*** Opening Data excerpts ***
template <int NPAD, bool HALF = false> struct Geo {
    static_assert(!HALF || NPAD < 64, "the half-occupied geometry is for N < 64");
    static constexpr int NPAD_ = NPAD; static constexpr bool HALF_ = HALF;
    static constexpr bool CT_MAP = NPAD >= 64 || HALF;
    static constexpr int AG = NPAD < 64 ? 64 : NPAD;
    static constexpr int EPB = NPAD < 64 ? (64 / NPAD) / (HALF ? 2 : 1) : 1;
    static constexpr int ACTW = NPAD < 64 ? EPB * NPAD : 64;
    static constexpr int LPA = HALF ? 8 : 4;
    static constexpr int AGW = 64 / LPA;
    static constexpr int NW = AG / 64;
    static constexpr int WPE = 4;
    static constexpr int T = AG * WPE;
#ifndef SWARM_WPS
#define SWARM_WPS 7
#endif
#ifndef SWARM_WPS_SMALL
#define SWARM_WPS_SMALL 6
#endif
#ifndef SWARM_WPS_128
#define SWARM_WPS_128 6
#endif
    static constexpr int WPS_LAT = NPAD == 64 ? SWARM_WPS : (NPAD < 64 ? SWARM_WPS_SMALL : (NPAD == 128 ? SWARM_WPS_128 : 1));
    static constexpr int WPS_GEN = NPAD == 64 ? 6 : (NPAD < 64 ? 5 : 1);
};

template <int NPAD, bool HALF> struct LatMap {
    typedef Geo<NPAD, HALF> G_;
    static constexpr int AG = G_::AG, EPB = G_::EPB, NW = G_::NW, WPE = G_::WPE, T = G_::T;
    static constexpr int NRC = 16;
    static constexpr int al(int bytes) { return (bytes + 15) & ~15; }
    static constexpr int mx(int a, int b) { return a > b ? a : b; }
    static constexpr int sp_bytes = 4 * AG * 8;
    static constexpr int hdr_bytes = AG * 16;
    static constexpr int rew_scratch_bytes = NW * 1536;
    static constexpr int srow_bytes = mx((NRC - 1) * AG * 4, rew_scratch_bytes);
    static constexpr int pcr_bytes = AG * NRC;
    static constexpr int partc_bytes = WPE * AG * 2;
    static constexpr int partd_bytes = (WPE - 1) * AG * 8;
    static constexpr int lat_bytes = EPB * 64 * (8 + 2);
    static constexpr int cov_bytes = EPB * 64 * 8;
    static constexpr int flag_bytes = AG;
    static constexpr int snei_bytes = AG * kNeiStride * 2;
    static constexpr int sncf_bytes = AG * 4;
    static constexpr int snear_bytes = NW > 1 ? NW * AG * 8 : 0;
    static constexpr int orow_bytes = NRC * AG * 4;
    static constexpr int pm_bytes = (NW == 1 ? WPE * 4 : 5) * NW * AG * 8;
    static constexpr int sp = 0;
    static constexpr int hdr = sp + al(sp_bytes);
    static constexpr int srow = hdr + al(hdr_bytes);
    static constexpr int pcr = srow + al(srow_bytes);
    static constexpr int partc = pcr + al(pcr_bytes);
    static constexpr int partd = partc + al(partc_bytes);
    static constexpr int lat = partd + al(partd_bytes);
    static constexpr int cov = lat + al(lat_bytes);
    static constexpr int flag = cov + al(cov_bytes);
    static constexpr int snei = flag + al(flag_bytes);
    static constexpr int sncf = snei + al(snei_bytes);
    static constexpr int snear = sncf + al(sncf_bytes);
    static constexpr int sidx = snear + al(snear_bytes);
    static constexpr int perm = partd;
    static constexpr int perm_bytes = T, prk_bytes = WPE * AG * 2;
    static constexpr int sidx_bytes(int g_stride) { return al(mx(AG * g_stride * 2, pm_bytes)); }
    static constexpr int total(int g_stride) { return sidx + sidx_bytes(g_stride); }
    static constexpr int orow_off(int g_stride) { return total(g_stride); }
    static constexpr int total_export(int g_stride) { return orow_off(g_stride) + al(orow_bytes); }
    static_assert(perm_bytes <= partd_bytes, "perm must fit the distance array it reuses");
    static_assert(prk_bytes <= partc_bytes, "the partial ranks must fit the nearest-cell candidates they reuse");
    static_assert(rew_scratch_bytes <= srow_bytes, "the exact reward's scratch must fit the window rows it reuses");
    static_assert(pm_bytes <= sidx_bytes(0), "the pair masks must fit the list region they reuse");
};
*** Closing Data excerpts ***
◆ **Exercise description**: Reproduce the lines of the entries above from the one with "#ifndef SWARM_WPS_128" to the one with "static constexpr int sncf = snei", both included, exactly and without any other line.

◆ **Answer area**:
#ifndef SWARM_WPS_128
#define SWARM_WPS_128 6
#endif
    static constexpr int WPS_LAT = NPAD == 64 ? SWARM_WPS : (NPAD < 64 ? SWARM_WPS_SMALL : (NPAD == 128 ? SWARM_WPS_128 : 1));
    static constexpr int WPS_GEN = NPAD == 64 ? 6 : (NPAD < 64 ? 5 : 1);
};

template <int NPAD, bool HALF> struct LatMap {
    typedef Geo<NPAD, HALF> G_;
    static constexpr int AG = G_::AG, EPB = G_::EPB, NW = G_::NW, WPE = G_::WPE, T = G_::T;
    static constexpr int NRC = 16;
    static constexpr int al(int bytes) { return (bytes + 15) & ~15; }
    static constexpr int mx(int a, int b) { return a > b ? a : b; }
    static constexpr int sp_bytes = 4 * AG * 8;
    static constexpr int hdr_bytes = AG * 16;
    static constexpr int rew_scratch_bytes = NW * 1536;
    static constexpr int srow_bytes = mx((NRC - 1) * AG * 4, rew_scratch_bytes);
    static constexpr int pcr_bytes = AG * NRC;
    static constexpr int partc_bytes = WPE * AG * 2;
    static constexpr int partd_bytes = (WPE - 1) * AG * 8;
    static constexpr int lat_bytes = EPB * 64 * (8 + 2);
    static constexpr int cov_bytes = EPB * 64 * 8;
    static constexpr int flag_bytes = AG;
    static constexpr int snei_bytes = AG * kNeiStride * 2;
    static constexpr int sncf_bytes = AG * 4;
    static constexpr int snear_bytes = NW > 1 ? NW * AG * 8 : 0;
    static constexpr int orow_bytes = NRC * AG * 4;
    static constexpr int pm_bytes = (NW == 1 ? WPE * 4 : 5) * NW * AG * 8;
    static constexpr int sp = 0;
    static constexpr int hdr = sp + al(sp_bytes);
    static constexpr int srow = hdr + al(hdr_bytes);
    static constexpr int pcr = srow + al(srow_bytes);
    static constexpr int partc = pcr + al(pcr_bytes);
    static constexpr int partd = partc + al(partc_bytes);
    static constexpr int lat = partd + al(partd_bytes);
    static constexpr int cov = lat + al(lat_bytes);
    static constexpr int flag = cov + al(cov_bytes);
    static constexpr int snei = flag + al(flag_bytes);
    static constexpr int sncf = snei + al(snei_bytes);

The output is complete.